DATASET EXCERPTS:
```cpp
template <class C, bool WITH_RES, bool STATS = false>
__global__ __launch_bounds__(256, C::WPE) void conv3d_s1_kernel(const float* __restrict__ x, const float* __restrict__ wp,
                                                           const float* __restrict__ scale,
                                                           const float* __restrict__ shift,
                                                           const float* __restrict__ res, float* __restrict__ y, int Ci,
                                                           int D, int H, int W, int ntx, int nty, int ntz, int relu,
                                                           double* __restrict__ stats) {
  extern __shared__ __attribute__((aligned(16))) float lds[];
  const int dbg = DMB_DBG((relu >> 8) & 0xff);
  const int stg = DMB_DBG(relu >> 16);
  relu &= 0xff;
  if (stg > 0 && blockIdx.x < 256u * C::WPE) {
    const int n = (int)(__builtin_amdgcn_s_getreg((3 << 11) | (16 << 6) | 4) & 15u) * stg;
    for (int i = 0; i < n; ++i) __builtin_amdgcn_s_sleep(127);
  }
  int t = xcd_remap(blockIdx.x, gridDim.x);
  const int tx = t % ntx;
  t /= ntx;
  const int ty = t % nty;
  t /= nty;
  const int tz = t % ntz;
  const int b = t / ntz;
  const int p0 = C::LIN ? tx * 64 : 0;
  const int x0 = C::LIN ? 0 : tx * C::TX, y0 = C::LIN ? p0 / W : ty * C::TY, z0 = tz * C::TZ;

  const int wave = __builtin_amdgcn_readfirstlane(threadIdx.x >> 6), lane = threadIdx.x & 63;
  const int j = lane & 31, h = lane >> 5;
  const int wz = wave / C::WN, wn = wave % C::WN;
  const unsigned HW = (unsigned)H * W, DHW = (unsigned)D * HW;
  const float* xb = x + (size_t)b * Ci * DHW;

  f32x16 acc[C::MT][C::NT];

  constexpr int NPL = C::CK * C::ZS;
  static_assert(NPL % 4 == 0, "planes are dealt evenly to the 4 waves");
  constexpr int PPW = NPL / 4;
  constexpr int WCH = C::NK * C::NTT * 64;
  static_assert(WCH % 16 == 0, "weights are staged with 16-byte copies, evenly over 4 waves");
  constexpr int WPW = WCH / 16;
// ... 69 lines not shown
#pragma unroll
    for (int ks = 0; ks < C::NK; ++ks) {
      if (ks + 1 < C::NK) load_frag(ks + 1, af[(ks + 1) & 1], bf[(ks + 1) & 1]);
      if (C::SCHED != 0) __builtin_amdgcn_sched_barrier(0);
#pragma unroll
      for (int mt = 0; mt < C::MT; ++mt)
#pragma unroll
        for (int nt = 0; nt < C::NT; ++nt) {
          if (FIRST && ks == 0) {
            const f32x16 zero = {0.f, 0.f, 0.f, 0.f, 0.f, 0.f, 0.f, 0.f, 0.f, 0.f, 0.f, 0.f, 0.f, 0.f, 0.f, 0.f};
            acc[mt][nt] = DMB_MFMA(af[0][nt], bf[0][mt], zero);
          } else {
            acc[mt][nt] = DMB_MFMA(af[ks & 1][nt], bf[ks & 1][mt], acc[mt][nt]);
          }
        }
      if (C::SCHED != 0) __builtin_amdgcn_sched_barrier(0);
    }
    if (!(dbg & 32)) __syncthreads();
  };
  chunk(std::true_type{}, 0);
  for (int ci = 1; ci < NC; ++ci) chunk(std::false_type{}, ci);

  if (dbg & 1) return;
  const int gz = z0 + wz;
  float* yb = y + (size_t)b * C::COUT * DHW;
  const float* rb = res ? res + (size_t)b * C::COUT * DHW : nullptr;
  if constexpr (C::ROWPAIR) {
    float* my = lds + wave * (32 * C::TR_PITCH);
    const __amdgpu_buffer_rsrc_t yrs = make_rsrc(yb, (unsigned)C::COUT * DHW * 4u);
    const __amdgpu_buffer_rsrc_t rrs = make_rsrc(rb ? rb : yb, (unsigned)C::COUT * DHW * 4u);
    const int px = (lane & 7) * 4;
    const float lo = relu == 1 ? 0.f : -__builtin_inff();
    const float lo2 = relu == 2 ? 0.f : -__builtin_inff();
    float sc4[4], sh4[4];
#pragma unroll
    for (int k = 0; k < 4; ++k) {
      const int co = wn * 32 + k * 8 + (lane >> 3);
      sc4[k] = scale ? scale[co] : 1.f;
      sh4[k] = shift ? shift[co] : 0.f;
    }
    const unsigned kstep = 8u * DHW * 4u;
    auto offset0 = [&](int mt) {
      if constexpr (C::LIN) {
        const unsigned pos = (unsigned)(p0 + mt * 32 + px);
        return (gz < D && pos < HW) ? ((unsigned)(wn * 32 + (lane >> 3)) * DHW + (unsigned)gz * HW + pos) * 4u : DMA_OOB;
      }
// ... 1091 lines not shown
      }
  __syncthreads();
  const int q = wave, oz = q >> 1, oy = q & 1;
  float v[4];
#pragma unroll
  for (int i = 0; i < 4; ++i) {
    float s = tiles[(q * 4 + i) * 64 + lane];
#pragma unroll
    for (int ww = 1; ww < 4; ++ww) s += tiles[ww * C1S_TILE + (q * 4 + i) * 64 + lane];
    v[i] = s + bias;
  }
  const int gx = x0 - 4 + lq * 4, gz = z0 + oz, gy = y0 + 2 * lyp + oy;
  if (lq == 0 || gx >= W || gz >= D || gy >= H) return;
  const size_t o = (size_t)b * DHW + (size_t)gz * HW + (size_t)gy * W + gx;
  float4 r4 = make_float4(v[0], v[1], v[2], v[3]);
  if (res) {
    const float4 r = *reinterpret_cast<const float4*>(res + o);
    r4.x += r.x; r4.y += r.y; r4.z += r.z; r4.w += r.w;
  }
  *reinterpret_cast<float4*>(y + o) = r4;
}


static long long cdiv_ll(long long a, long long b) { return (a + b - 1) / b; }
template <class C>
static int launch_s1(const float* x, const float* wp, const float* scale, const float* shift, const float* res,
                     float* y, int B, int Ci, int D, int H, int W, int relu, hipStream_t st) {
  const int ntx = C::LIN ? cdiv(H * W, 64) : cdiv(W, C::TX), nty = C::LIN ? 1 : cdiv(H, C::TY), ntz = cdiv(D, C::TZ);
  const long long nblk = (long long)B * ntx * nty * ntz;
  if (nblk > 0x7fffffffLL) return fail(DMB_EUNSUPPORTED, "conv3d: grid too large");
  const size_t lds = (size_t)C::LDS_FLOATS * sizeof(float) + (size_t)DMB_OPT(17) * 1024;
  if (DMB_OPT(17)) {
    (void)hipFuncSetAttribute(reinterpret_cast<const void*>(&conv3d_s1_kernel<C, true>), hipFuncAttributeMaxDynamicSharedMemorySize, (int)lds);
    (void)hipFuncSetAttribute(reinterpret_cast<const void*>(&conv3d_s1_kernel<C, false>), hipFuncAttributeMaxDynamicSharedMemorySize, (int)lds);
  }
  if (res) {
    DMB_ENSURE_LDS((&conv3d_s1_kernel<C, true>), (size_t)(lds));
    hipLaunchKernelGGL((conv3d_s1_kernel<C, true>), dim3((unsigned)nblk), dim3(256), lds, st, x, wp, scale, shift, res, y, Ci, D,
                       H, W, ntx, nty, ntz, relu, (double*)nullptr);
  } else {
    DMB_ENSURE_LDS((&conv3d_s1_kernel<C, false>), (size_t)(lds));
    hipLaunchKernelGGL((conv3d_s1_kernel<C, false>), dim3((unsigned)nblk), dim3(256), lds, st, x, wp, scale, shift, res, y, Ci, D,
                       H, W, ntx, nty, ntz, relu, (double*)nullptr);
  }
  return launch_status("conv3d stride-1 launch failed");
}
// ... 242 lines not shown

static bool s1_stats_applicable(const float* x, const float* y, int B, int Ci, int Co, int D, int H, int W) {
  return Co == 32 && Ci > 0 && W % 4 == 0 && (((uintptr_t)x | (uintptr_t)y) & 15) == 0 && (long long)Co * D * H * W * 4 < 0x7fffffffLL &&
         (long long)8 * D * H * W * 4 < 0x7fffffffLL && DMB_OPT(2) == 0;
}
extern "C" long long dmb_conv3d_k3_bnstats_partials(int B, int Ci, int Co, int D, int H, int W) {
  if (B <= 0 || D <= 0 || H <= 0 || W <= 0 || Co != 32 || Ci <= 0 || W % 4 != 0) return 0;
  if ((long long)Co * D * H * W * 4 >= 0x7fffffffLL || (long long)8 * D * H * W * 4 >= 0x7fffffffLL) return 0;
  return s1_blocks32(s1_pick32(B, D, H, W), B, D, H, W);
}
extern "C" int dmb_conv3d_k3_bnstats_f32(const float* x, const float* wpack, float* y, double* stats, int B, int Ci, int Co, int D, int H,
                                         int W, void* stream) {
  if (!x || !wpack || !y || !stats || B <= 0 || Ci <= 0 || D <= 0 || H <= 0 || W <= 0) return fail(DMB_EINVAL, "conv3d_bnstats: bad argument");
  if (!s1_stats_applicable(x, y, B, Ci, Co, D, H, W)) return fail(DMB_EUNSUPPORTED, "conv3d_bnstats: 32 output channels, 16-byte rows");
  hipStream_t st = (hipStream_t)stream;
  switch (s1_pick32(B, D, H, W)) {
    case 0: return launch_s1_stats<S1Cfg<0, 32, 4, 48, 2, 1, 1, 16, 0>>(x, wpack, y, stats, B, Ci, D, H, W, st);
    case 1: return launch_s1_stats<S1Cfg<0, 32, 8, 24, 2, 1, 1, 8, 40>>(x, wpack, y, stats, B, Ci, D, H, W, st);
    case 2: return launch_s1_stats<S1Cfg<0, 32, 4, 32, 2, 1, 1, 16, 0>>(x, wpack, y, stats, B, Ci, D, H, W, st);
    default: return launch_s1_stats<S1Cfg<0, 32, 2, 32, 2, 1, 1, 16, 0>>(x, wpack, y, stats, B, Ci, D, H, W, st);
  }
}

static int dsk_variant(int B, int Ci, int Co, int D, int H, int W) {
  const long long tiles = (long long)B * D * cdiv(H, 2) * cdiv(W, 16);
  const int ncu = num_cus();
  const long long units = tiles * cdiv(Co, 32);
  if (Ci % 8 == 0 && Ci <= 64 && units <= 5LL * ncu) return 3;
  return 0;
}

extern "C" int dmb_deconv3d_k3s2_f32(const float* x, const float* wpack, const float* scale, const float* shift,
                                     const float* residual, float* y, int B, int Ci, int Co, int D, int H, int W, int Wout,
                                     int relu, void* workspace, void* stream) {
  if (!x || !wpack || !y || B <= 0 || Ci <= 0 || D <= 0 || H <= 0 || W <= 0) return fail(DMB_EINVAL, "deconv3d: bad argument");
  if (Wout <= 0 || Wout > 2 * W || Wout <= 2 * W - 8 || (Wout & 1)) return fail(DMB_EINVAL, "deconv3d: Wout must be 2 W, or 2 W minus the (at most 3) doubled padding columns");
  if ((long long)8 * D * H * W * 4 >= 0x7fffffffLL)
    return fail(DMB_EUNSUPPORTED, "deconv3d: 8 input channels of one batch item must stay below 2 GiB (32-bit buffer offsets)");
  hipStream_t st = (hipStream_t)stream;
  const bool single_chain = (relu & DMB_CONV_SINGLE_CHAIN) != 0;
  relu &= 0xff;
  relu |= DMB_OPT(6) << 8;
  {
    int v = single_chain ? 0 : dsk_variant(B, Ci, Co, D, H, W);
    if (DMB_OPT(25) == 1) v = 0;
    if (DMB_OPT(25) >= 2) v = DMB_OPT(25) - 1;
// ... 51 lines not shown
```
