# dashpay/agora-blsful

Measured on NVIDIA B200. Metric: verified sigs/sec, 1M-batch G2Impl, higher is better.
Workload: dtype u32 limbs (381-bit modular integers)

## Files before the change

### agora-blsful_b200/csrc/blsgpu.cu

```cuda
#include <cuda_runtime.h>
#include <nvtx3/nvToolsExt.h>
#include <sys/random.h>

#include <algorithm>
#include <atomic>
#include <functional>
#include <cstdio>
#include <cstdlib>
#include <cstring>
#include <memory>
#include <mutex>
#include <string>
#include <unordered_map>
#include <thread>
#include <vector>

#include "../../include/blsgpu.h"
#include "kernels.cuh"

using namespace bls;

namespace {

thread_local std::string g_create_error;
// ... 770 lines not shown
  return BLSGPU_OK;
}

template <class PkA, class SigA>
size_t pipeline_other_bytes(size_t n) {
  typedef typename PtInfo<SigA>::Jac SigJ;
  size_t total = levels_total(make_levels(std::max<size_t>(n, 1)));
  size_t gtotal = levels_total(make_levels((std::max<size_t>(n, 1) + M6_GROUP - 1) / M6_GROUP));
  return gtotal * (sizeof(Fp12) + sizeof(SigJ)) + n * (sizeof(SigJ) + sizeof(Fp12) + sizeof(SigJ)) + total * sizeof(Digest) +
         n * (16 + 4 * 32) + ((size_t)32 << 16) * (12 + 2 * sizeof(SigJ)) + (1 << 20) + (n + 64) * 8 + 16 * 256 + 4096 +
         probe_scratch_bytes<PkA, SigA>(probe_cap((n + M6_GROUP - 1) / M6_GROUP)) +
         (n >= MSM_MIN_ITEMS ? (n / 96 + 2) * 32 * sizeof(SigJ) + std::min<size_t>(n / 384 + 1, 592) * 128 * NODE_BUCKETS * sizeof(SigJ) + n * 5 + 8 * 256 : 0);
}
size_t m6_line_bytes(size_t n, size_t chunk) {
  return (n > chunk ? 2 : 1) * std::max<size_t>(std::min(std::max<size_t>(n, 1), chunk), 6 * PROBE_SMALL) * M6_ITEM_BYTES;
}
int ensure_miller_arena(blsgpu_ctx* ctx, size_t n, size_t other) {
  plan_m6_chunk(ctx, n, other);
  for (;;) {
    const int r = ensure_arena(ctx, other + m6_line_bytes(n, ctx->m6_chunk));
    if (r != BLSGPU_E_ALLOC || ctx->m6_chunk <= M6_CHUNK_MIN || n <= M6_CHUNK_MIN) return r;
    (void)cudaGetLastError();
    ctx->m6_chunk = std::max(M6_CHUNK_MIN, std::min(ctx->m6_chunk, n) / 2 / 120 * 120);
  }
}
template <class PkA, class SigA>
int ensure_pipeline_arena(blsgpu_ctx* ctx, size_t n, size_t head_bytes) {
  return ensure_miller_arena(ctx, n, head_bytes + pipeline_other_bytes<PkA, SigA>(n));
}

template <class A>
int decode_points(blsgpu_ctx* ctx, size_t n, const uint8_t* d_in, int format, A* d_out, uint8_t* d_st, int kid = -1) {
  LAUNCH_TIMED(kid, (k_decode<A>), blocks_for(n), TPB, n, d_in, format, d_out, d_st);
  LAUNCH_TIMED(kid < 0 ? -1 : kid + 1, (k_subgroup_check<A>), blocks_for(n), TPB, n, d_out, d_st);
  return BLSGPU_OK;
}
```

WHAT YOU HAVE TO DO:
Where in the listing does the string "evenly" appear? Copy every line that has it.

RESULT OF THE TASK:
  static_assert(NPL % 4 == 0, "planes are dealt evenly to the 4 waves");
  static_assert(WCH % 16 == 0, "weights are staged with 16-byte copies, evenly over 4 waves");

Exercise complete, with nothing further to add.